Untrue. Stop spreading FUD: https://github.com/signalapp/Signal-Server
There's a grain of truth in the claim: We don't know for sure if the original open source version is actually running on the server.
Isn't that true of all server side FOSS?
Yes. We just have to trust them. Or selfhost, which I'm doing with almost everything.
They've said that they release the source code after it's running in production:
https://github.com/signalapp/Signal-Android/issues/11101#issuecomment-815400676
In that case: They started publishing code AGAIN.
The server soft has been available, then not, and apparently now again.
That'd be irrelevant, because as long as only the clients hold the keys (which we can verify, as those are not only open source but also are under our control, meaning we can check that the upstream open source version is installed and no private keys are being exchanged) there's no way anyone can read the messages, except the owner of the private key.
Messages - yes, but there is also metadata. When ALL communication goes through the same servers, it becomes kind of a problem.
With a warrant they could probably force signal/whatsapp to inject Malware into their apps to spy on users.
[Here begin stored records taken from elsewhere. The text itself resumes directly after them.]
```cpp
int tetsim_prep_levels(const int32_t* tets, uint32_t nt, uint32_t nv, int32_t* level, uint32_t* num_levels) {
    if ((nt && (!tets || !level)) || !num_levels) return TETSIM_EINVAL;
    std::string e = validate_mesh(reinterpret_cast<const float*>(tets), nv ? nv : 1, tets, nt, false);
    if (!e.empty()) return fail(nullptr, TETSIM_EINVAL, e);
    *num_levels = prep_levels(tets, nt, nv, level);
    return 0;
}
int tetsim_prep_colours(const int32_t* tets, uint32_t nt, uint32_t nv, int32_t* colour, uint32_t* num_colours) {
    if ((nt && (!tets || !colour)) || !num_colours) return TETSIM_EINVAL;
    std::string e = validate_mesh(reinterpret_cast<const float*>(tets), nv ? nv : 1, tets, nt, false);
    if (!e.empty()) return fail(nullptr, TETSIM_EINVAL, e);
    *num_colours = prep_colours(tets, nt, nv, colour);
    return 0;
}
int tetsim_prep_clusters(const int32_t* tets, uint32_t nt, uint32_t nv, int32_t* order, int32_t* launch, int32_t* lane, int32_t* step,
                         uint32_t* num_launches, uint32_t* num_clusters) {
    if ((nt && (!tets || !order || !launch || !lane || !step)) || !num_launches) return TETSIM_EINVAL;
    std::string e = validate_mesh(reinterpret_cast<const float*>(tets), nv ? nv : 1, tets, nt, false);
    if (!e.empty()) return fail(nullptr, TETSIM_EINVAL, e);
    const ClusterPlan P = prep_clusters(tets, nt, nv);
    for (uint32_t i = 0; i < nt; i++) order[i] = P.pre[i];
    const uint32_t nl = static_cast<uint32_t>(P.launch_off.size() - 1);
    for (uint32_t l = 0; l < nl; l++)
        for (uint32_t j = P.step_off[l]; j < P.step_off[l + 1]; j++)
            for (uint32_t i = 0; i < P.step_count[j]; i++) {
                const uint32_t pos = P.exec_pos[P.step_first[j] + i];
                launch[pos] = static_cast<int32_t>(l);
                lane[pos] = static_cast<int32_t>(i);
                step[pos] = static_cast<int32_t>(j - P.step_off[l]);
            }
    *num_launches = nl;
    if (num_clusters) *num_clusters = P.num_clusters;
    return 0;
}
int tetsim_prep_tiles(const float* verts, uint32_t nv, const int32_t* tets, uint32_t nt, const uint32_t* body_first_tet,
                      const uint32_t* body_first_vert, uint32_t bodies, int32_t* tile_tets, uint32_t* tile_off, uint8_t* corner_slot,
                      uint32_t* num_tiles) {
    if (!num_tiles) return TETSIM_EINVAL;
    std::string e = validate_mesh(verts, nv, tets, nt, false);
    if (!e.empty()) return fail(nullptr, TETSIM_EINVAL, e);
    if (body_first_tet && body_first_vert && bodies) {
        if (body_first_tet[0] != 0 || body_first_vert[0] != 0 || body_first_tet[bodies] != nt || body_first_vert[bodies] != nv)
            return fail(nullptr, TETSIM_EINVAL, "body ranges must cover the whole mesh");
        for (uint32_t b = 0; b < bodies; b++) {
            if (body_first_tet[b] > body_first_tet[b + 1] || body_first_vert[b] >= body_first_vert[b + 1]) return fail(nullptr, TETSIM_EINVAL, "body ranges must ascend");
            for (uint64_t i = 4ull * body_first_tet[b]; i < 4ull * body_first_tet[b + 1]; i++)
                if (static_cast<uint32_t>(tets[i]) < body_first_vert[b] || static_cast<uint32_t>(tets[i]) >= body_first_vert[b + 1])
                    return fail(nullptr, TETSIM_EINVAL, "a tet references a particle of another body");
        }
    }
    const Incidence inc = build_incidence(tets, nt, nv, false, false);
    BlockPlan B;
    build_blocks(verts, tets, nt, nv, nv, inc, &B, body_first_tet, body_first_vert, bodies);
    *num_tiles = B.num_blocks;
    if (tile_tets) std::copy(B.tet_perm.begin(), B.tet_perm.end(), tile_tets);
    if (tile_off) std::copy(B.blk_tet_off.begin(), B.blk_tet_off.end(), tile_off);
    if (corner_slot) std::copy(B.tet_lidx.begin(), B.tet_lidx.end(), corner_slot);
    return 0;
}
int tetsim_prep_slot_table(const int32_t* tets, uint32_t nt, uint32_t nv, int32_t ref_quirk, int32_t* slots, uint32_t* dropped) {
    if ((nt && !tets) || !slots) return TETSIM_EINVAL;
    std::string e = validate_mesh(reinterpret_cast<const float*>(tets), nv ? nv : 1, tets, nt, false);
    if (!e.empty()) return fail(nullptr, TETSIM_EINVAL, e);
    const uint32_t d = prep_slot_table(tets, nt, nv, ref_quirk != 0, slots);
    if (dropped) *dropped = d;
    return 0;
}
int tetsim_prep_call_tiles(const float* verts, uint32_t nv, const int32_t* tets, uint32_t nt, uint32_t sizes[4], uint32_t* blk_vert_off,
                           int32_t* blk_verts, uint32_t* vp_ell) {
    if (!sizes) return TETSIM_EINVAL;
    std::string e = validate_mesh(verts, nv, tets, nt, false);
    if (!e.empty()) return fail(nullptr, TETSIM_EINVAL, e);
    const std::vector<uint32_t> order = morton_vertex_order(verts, nv, 0, nv);
    std::vector<int32_t> to_dev(nv), ltets(4ull * nt);
    std::vector<float> lverts(3ull * nv);
    for (uint32_t i = 0; i < nv; i++) {
        to_dev[order[i]] = static_cast<int32_t>(i);
        for (int c = 0; c < 3; c++) lverts[3ull * i + c] = verts[3ull * order[i] + c];
    }
    for (uint64_t i = 0; i < 4ull * nt; i++) ltets[i] = to_dev[tets[i]];
    const Incidence inc = build_incidence(ltets.data(), nt, nv, false, false);
    BlockPlan B;
    build_blocks(lverts.data(), ltets.data(), nt, nv, nv, inc, &B);
    sizes[0] = B.num_blocks; sizes[1] = static_cast<uint32_t>(B.blk_verts.size()); sizes[2] = B.vp_cols; sizes[3] = B.nv_pad;
    if (blk_vert_off) std::copy(B.blk_vert_off.begin(), B.blk_vert_off.end(), blk_vert_off);
    if (blk_verts) std::copy(B.blk_verts.begin(), B.blk_verts.end(), blk_verts);
    if (vp_ell) std::copy(B.vp_ell.begin(), B.vp_ell.begin() + static_cast<std::ptrdiff_t>(static_cast<size_t>(B.vp_cols) * B.nv_pad), vp_ell);
    return 0;
}
int tetsim_prep_call_schedule(const int32_t* blk_verts, const uint32_t* blk_vert_off, uint32_t nb, const uint32_t* vp_ell, uint32_t vp_cols,
                              uint32_t nv_pad, uint32_t nv_owned, uint32_t lag, uint32_t* entry, uint32_t capacity, uint32_t* period,
                              uint32_t* tail, int32_t* fell_back) {
    if (!blk_vert_off || (nb && !blk_verts) || (vp_cols && !vp_ell) || !period || !tail) return TETSIM_EINVAL;
    if (nv_owned > nv_pad && vp_cols) return fail(nullptr, TETSIM_EINVAL, "tetsim_prep_call_schedule: nv_owned exceeds the column stride of vp_ell");
    CallSchedule S;
    build_call_schedule(blk_verts, blk_vert_off, nb, vp_ell, vp_cols, nv_pad, nv_owned, lag, &S);
    *period = S.period; *tail = S.tail;
    if (fell_back) *fell_back = S.fell_back ? 1 : 0;
    if (S.fell_back) fail(nullptr, TETSIM_OK, "tetsim_prep_call_schedule: " + S.why + " -- the plain order instead");
    if (entry) {
        if (capacity < S.period) return fail(nullptr, TETSIM_EINVAL, "tetsim_prep_call_schedule: the table needs " + std::to_string(S.period) + " entries");
        std::copy(S.entry.begin(), S.entry.end(), entry);
    }
    return 0;
}
int tetsim_prep_check_call_schedule(const int32_t* blk_verts, const uint32_t* blk_vert_off, uint32_t nb, const uint32_t* vp_ell, uint32_t vp_cols,
                                    uint32_t nv_pad, uint32_t nv_owned, const uint32_t* entry, uint32_t period, uint32_t tail) {
    if (!blk_vert_off || (nb && !blk_verts) || (vp_cols && !vp_ell) || !entry) return TETSIM_EINVAL;
    const std::string bad = check_call_schedule(blk_verts, blk_vert_off, nb, vp_ell, vp_cols, nv_pad, nv_owned, entry, period, tail);
    return bad.empty() ? 0 : fail(nullptr, TETSIM_EINVAL, "call schedule: " + bad);
}
int tetsim_prep_ref_grab_texels(int32_t grab_id, uint32_t num_elems, uint32_t num_particles, int32_t out[2]) {
    if (!out) return TETSIM_EINVAL;
    ref_grab_texels(grab_id, num_elems, num_particles, out);
    return 0;
}
int tetsim_prep_boundary_surface(const float* verts, const int32_t* tets, uint32_t nt, uint32_t nv, float* vis_verts, int32_t* tri_ids,
                                 uint32_t* nrows, uint32_t* ntri) {
    if ((nt && !tets) || !nrows || !ntri || (!vis_verts != !tri_ids)) return fail(nullptr, TETSIM_EINVAL, "tetsim_prep_boundary_surface: null argument");
    if (nt && nv == 0) return fail(nullptr, TETSIM_EINVAL, "tetsim_prep_boundary_surface: tets without particles (nv == 0)");
    std::string e = validate_mesh(reinterpret_cast<const float*>(tets), nv ? nv : 1, tets, nt, false);
    if (!e.empty()) return fail(nullptr, TETSIM_EINVAL, e);
    if (nt > (1u << 24)) return fail(nullptr, TETSIM_EINVAL, "tetsim_prep_boundary_surface: a tet id above 2^24 does not fit the f32 row format");
    static const int kFace[4][3] = {{1, 2, 3}, {0, 3, 2}, {0, 1, 3}, {0, 2, 1}};
    struct Face { int32_t key[3]; uint32_t tet, face; };
    std::vector<Face> faces(4ull * nt);
    for (uint32_t t = 0; t < nt; t++)
        for (uint32_t k = 0; k < 4; k++) {
            Face& f = faces[4ull * t + k];
            for (int j = 0; j < 3; j++) f.key[j] = tets[4 * t + kFace[k][j]];
            std::sort(f.key, f.key + 3);
            f.tet = t; f.face = k;
        }
    std::sort(faces.begin(), faces.end(), [](const Face& a, const Face& b) {
        return std::lexicographical_compare(a.key, a.key + 3, b.key, b.key + 3) || (std::equal(a.key, a.key + 3, b.key) && (a.tet < b.tet || (a.tet == b.tet && a.face < b.face)));
    });
    std::vector<uint64_t> boundary;
    for (size_t i = 0; i < faces.size();) {
        size_t j = i + 1;
        while (j < faces.size() && std::equal(faces[i].key, faces[i].key + 3, faces[j].key)) j++;
        if (j - i == 1) boundary.push_back(4ull * faces[i].tet + faces[i].face);
        i = j;
    }
    std::sort(boundary.begin(), boundary.end());
    std::vector<int32_t> row(nv, -1);
    for (uint64_t b : boundary)
        for (int j = 0; j < 3; j++) row[tets[4 * (b >> 2) + kFace[b & 3][j]]] = 0;
    uint32_t rows = 0;
    for (uint32_t v = 0; v < nv; v++)
        if (row[v] == 0) row[v] = static_cast<int32_t>(rows++);
    *nrows = rows;
    *ntri = static_cast<uint32_t>(boundary.size());
    if (!vis_verts) return 0;
    std::vector<uint8_t> done(rows, 0);
    for (uint32_t t = 0; t < nt; t++)
        for (int k = 0; k < 4; k++) {
            const int32_t r = row[tets[4 * t + k]];
            if (r < 0 || done[r]) continue;
            done[r] = 1;
            vis_verts[4 * r] = static_cast<float>(t);
            for (int j = 0; j < 3; j++) vis_verts[4 * r + 1 + j] = j == k ? 1.0f : 0.0f;
        }
    for (size_t i = 0; i < boundary.size(); i++) {
        const uint32_t t = static_cast<uint32_t>(boundary[i] >> 2), k = static_cast<uint32_t>(boundary[i] & 3);
        bool flip = false;
        if (verts) {
            const int32_t* c = tets + 4 * t;
            double m[3][3];
            for (int a = 0; a < 3; a++)
                for (int x = 0; x < 3; x++) m[a][x] = static_cast<double>(verts[3 * c[a + 1] + x]) - static_cast<double>(verts[3 * c[0] + x]);
            const double det = m[0][0] * (m[1][1] * m[2][2] - m[1][2] * m[2][1]) - m[0][1] * (m[1][0] * m[2][2] - m[1][2] * m[2][0]) +
                               m[0][2] * (m[1][0] * m[2][1] - m[1][1] * m[2][0]);
            flip = det < 0.0;
        }
        const int32_t a = row[tets[4 * t + kFace[k][0]]], b = row[tets[4 * t + kFace[k][1]]], c2 = row[tets[4 * t + kFace[k][2]]];
        tri_ids[3 * i] = a;
        tri_ids[3 * i + 1] = flip ? c2 : b;
        tri_ids[3 * i + 2] = flip ? b : c2;
    }
    return 0;
}
int tetsim_prep_rest(const float* verts, uint32_t nv, const int32_t* tets, uint32_t nt, double density, float* inv_mass, float* inv_rest_pose, float* inv_rest_volume) {
    if (!inv_mass || (nt && (!inv_rest_pose || !inv_rest_volume))) return TETSIM_EINVAL;
    std::string e = validate_mesh(verts, nv, tets, nt, false);
    if (!e.empty()) return fail(nullptr, TETSIM_EINVAL, e);
    prep_rest(verts, nv, tets, nt, density, inv_mass, inv_rest_pose, inv_rest_volume);
    return 0;
}

int tetsim_prep_strain_table(const float* verts, uint32_t nv, const int32_t* tets, uint32_t nt, double density, void* records_out) {
    if (nt && !records_out) return TETSIM_EINVAL;
    std::string e = validate_mesh(verts, nv, tets, nt, false);
// ... 147 lines not shown
```

Baseline: 35160 M tet-solves/s.

## Widen one-launch call dispatch entries to carry tile offsets; add optional push staging

Each one-launch schedule entry now becomes a 4-word record that carries the tile's tet offset, vertex offset and packed counts. The persistent kernel can then read its tile bounds from a single 16-byte load instead of separate dependent reads of blk_tet_off and blk_vert_off. An optional compile-time push mode (off by default) polls a per-slot staging buffer rather than gathering positions by vertex id. The schedule table grows fourfold, and a stricter host-side check validates the slot lists and the wide entries.

```diff
diff --git a/include/tetsim.h b/include/tetsim.h
--- a/include/tetsim.h
+++ b/include/tetsim.h
@@ -321,6 +321,15 @@
 int tetsim_prep_check_call_schedule(const int32_t *blk_verts, const uint32_t *blk_vert_off, uint32_t nb, const uint32_t *vp_ell,
                                     uint32_t vp_cols, uint32_t nv_pad, uint32_t nv_owned, const uint32_t *entry, uint32_t period,
                                     uint32_t tail);
+int tetsim_prep_call_tile_tets(const float *verts, uint32_t nv, const int32_t *tets, uint32_t nt, uint32_t *blk_tet_off,
+                               uint32_t capacity);
+int tetsim_prep_call_schedule_wide(const int32_t *blk_verts, const uint32_t *blk_vert_off, const uint32_t *blk_tet_off, uint32_t nb,
+                                   const uint32_t *vp_ell, uint32_t vp_cols, uint32_t nv_pad, uint32_t nv_owned, uint32_t lag,
+                                   uint32_t *wide , uint32_t capacity, uint32_t *period, uint32_t *tail,
+                                   int32_t *fell_back);
+int tetsim_prep_check_call_schedule_wide(const int32_t *blk_verts, const uint32_t *blk_vert_off, const uint32_t *blk_tet_off,
+                                         uint32_t nb, const uint32_t *vp_ell, uint32_t vp_cols, uint32_t nv_pad, uint32_t nv_owned,
+                                         const uint32_t *wide, uint32_t period, uint32_t tail);
 int tetsim_prep_ref_grab_texels(int32_t grab_id, uint32_t num_elems, uint32_t num_particles, int32_t out[2]);
 int tetsim_prep_boundary_surface(const float *verts ,
                                  const int32_t *tets, uint32_t nt, uint32_t nv,
diff --git a/tetsim_amd/_capi.py b/tetsim_amd/_capi.py
--- a/tetsim_amd/_capi.py
+++ b/tetsim_amd/_capi.py
@@ -146,6 +146,7 @@
     "tetsim_set_body_params", "tetsim_set_body_params_device",
     "tetsim_place_bodies_device", "tetsim_place_bodies",
     "tetsim_mesh_write", "tetsim_mesh_open", "tetsim_mesh_arrays", "tetsim_mesh_close", "tetsim_create_from_file",
+    "tetsim_prep_call_tile_tets", "tetsim_prep_call_schedule_wide", "tetsim_prep_check_call_schedule_wide",
 ]
 
 OPTIONAL_SYMBOLS = ("tetsim_set_colliders", "tetsim_raycast_visual", "tetsim_start_grab_ray", "tetsim_read_visual_bounding_sphere", "tetsim_prep_boundary_surface",
@@ -158,7 +159,8 @@
                     "tetsim_set_body_colliders", "tetsim_set_body_colliders_device",
                     "tetsim_set_body_params", "tetsim_set_body_params_device",
                     "tetsim_place_bodies_device", "tetsim_place_bodies",
-                    "tetsim_body_poses_device", "tetsim_read_body_poses", "tetsim_prep_pose_table")
+                    "tetsim_body_poses_device", "tetsim_read_body_poses", "tetsim_prep_pose_table",
+                    "tetsim_prep_call_tile_tets", "tetsim_prep_call_schedule_wide", "tetsim_prep_check_call_schedule_wide")
 
 _lib = None
 
@@ -292,6 +294,10 @@
     L.tetsim_prep_call_tiles.argtypes = [fp, u32, ip, u32, up, up, ip, up]
     L.tetsim_prep_call_schedule.argtypes = [ip, up, u32, up, u32, u32, u32, u32, up, u32, up, up, ip]
     L.tetsim_prep_check_call_schedule.argtypes = [ip, up, u32, up, u32, u32, u32, up, u32, u32]
+    if hasattr(L, "tetsim_prep_call_schedule_wide"):
+        L.tetsim_prep_call_tile_tets.argtypes = [fp, u32, ip, u32, up, u32]
+        L.tetsim_prep_call_schedule_wide.argtypes = [ip, up, up, u32, up, u32, u32, u32, u32, up, u32, up, up, ip]
+        L.tetsim_prep_check_call_schedule_wide.argtypes = [ip, up, up, u32, up, u32, u32, u32, up, u32, u32]
     L.tetsim_prep_ref_grab_texels.argtypes = [i32, u32, u32, ip]
     L.tetsim_prep_rest.argtypes = [fp, u32, ip, u32, dbl, fp, fp, fp]
     L.tetsim_prep_partition.argtypes = [fp, u32, ip, u32, i32, ip]
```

Don't know how possible it is with signal and their reproducible builds. They would need to add this to the source code of the app.
Could they though, I thought signal would just leave the market
Can someone explain how this is even possible with a service like Signal? I was under the impression that encrypted messages can't be intercepted.
Extremely frustrating either way, I hate constantly having to manage different messaging services with different people and I'd really like to not have to add one more if signal becomes compromised.
It’s all client side. It even mentions infected clients.
Anything on the signal protocol could have an infected cilent be delivered, or backdoor server side by providing the wrong keys.